A reposting from
Jan 13, 2025
Dear all,
Today, we are covering two medical breakthroughs in China:
A long-distance operation between a doctor in Beijing and a patient in Lhasa, Tibet, spanning 2,800 kilometers.
China’s brain-computer interface helps patients who have lost the ability to speak regain their voice.
The Ultra Long-Distance Operation Aided by Satellite
On January 1, 2023, Professor Liu Rong from the Chinese People's Liberation Army General Hospital successfully performed the world’s first ultra-remote robotic surgery based on satellite communication, using the APStar 6D communication satellite.
In this surgery, the doctor and the patient were located in Lhasa and Beijing, respectively. The surgical robot, controlled by Professor Liu, precisely completed the removal of a liver cancer tumor. The patient has since been discharged smoothly.
The success of this remote surgery is primarily attributed to the APStar 6D communication satellite, which was launched in 2020. Positioned 30,000 kilometers above Earth in geostationary orbit, the satellite offers exceptional coverage, enabling real-time connectivity over thousands of kilometers. To mitigate the risk of satellite communication signal delays, Chinese doctors and satellite scientists collaborated to make technical adjustments in key areas, such as data flow control. These adjustments successfully reduced transmission delays to near the theoretical limit, ensuring that surgical precision was not affected.

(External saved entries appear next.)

## Fuse VAE decoder norm_out GroupNorm+SiLU into small-N conv_out kernel

Adds a dedicated HIP kernel that applies GroupNorm, SiLU and the final 3x3 conv with at most 4 output channels in one pass. It stages normalized halo tiles in LDS as fp32 and accumulates with scalar FMAs per channel, then reduces across waves and writes NCHW f32 output directly. This removes the separate groupnorm pass and its f16 intermediate, and avoids padding the 3-channel conv to a full MFMA tile. The decoder uses it by default, while the GN stats source is still taken from the byproduct machinery. The trade-off is that the final conv now runs on plain FP32 ALUs instead of matrix cores, and grid size is capped at the CU count.

```diff
diff --git a/include/upk.h b/include/upk.h
--- a/include/upk.h
+++ b/include/upk.h
@@ -215,6 +215,11 @@
                                  const float* stats_ws, int stats_mode, int stats_nblk, int stats_ld,
                                  const float* stats_ws2, int stats_nblk2, int stats_ld2, upk_stream stream);
 
+int upk_gn_silu_conv3x3_small_n(upk_ctx* ctx, const void* x, int ldx, int batch, int h, int w, int c, int groups,
+                                const float* gamma, const float* beta, float eps, const float* stats_ws,
+                                const float* weight, const float* bias, int n_out, float* y, upk_stream stream);
+int upk_gn_silu_conv3x3_small_n_prepare(upk_ctx* ctx, int n_out);
+
 int upk_layernorm_f16(upk_ctx* ctx, const void* x, int ldx, int rows, int d, const float* gamma,
                       const float* beta, float eps, void* y, int ldy, upk_stream stream);
 
diff --git a/upgpt_amd/_lib.py b/upgpt_amd/_lib.py
--- a/upgpt_amd/_lib.py
+++ b/upgpt_amd/_lib.py
@@ -16,6 +16,7 @@
     "upk_conv_ln_rows",
     "upk_geglu_mlp_f16", "upk_geglu_mlp_supported", "upk_cross_block_f16", "upk_cross_block_supported", "upk_head_block_f16", "upk_head_block_supported",
     "upk_attention_f16", "upk_groupnorm_nhwc_f16", "upk_groupnorm_stats_nhwc_f16", "upk_groupnorm_chunks", "upk_groupnorm_apply_nhwc_f16", "upk_groupnorm_finalize_f32", "upk_groupnorm_ws_bytes",
+    "upk_gn_silu_conv3x3_small_n", "upk_gn_silu_conv3x3_small_n_prepare",
     "upk_layernorm_f16", "upk_timestep_embed_f16",
     "upk_nchw_f32_to_nhwc_f16", "upk_nhwc_f16_to_nchw_f32", "upk_f32_to_f16", "upk_ddim_step_f32",
     "upk_ddim_step_cfg_f32", "upk_ddim_step_edit_f32", "upk_plms_step_f32", "upk_ddpm_step_f32", "upk_attention_causal_f16", "upk_attention_qproj_f16", "upk_embed_tokens_f16",
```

According to reports from CCTV, during the surgery, each precise action’s data was transmitted bi-directionally over nearly 150,000 kilometers of space, making it the first such instance both domestically and internationally.
This series of remote liver, gallbladder, and pancreatic surgeries spanned high-altitude plateaus and straits, demonstrating the feasibility, safety, and effectiveness of performing complex and challenging remote surgeries using China’s independently developed communication technology in conjunction with robotic surgical systems. This breakthrough means that patients worldwide now have the opportunity to receive treatment from China's top surgeons remotely.
China’s Brain-Computer Interface Helps Read Patients’ Minds
A Shanghai-based company recently achieved real-time decoding of Chinese language for the first time in a brain-computer interface clinical trial, in collaboration with the neurosurgery team from Huashan Hospital, Fudan University.
The surgery, conducted in December 2024, was performed on an epilepsy patient suffering from a brain tumor located near the language center. The tumor periodically triggered seizures.
The difficulty of the surgery lay in how to completely remove the tumor without damaging the patient's language center. To address this, the surgical team implanted a brain-computer interface beneath the patient’s dura mater and on the cortical surface of the brain.
These brain-computer interfaces will help the patient restore language functions after the surgery.
Specifically, after the brain-computer interface surgery, researchers will assist the patient in completing specific speech tasks. During this process, the patient will repeatedly read aloud or silently recite a series of Chinese syllables. The brain-computer interface device will collect the brain’s electrical signals from the language center in real-time. These signals contain information about the brain’s neural activity when producing specific syllables. By analyzing these signals, researchers can understand the characteristic patterns and regularities in the brain when different syllables are produced, laying the foundation for subsequent speech decoding algorithm training.
After the surgery, the patient achieved a 71% decoding accuracy for 142 commonly used Chinese syllables within five days, with a single-character decoding delay of less than 100 milliseconds. The real-time decoding of Chinese language is now closer to "thought-based speech." As the patient continues using the brain-computer interface and more stable and richer brainwave data is collected, the accuracy of language decoding will improve further.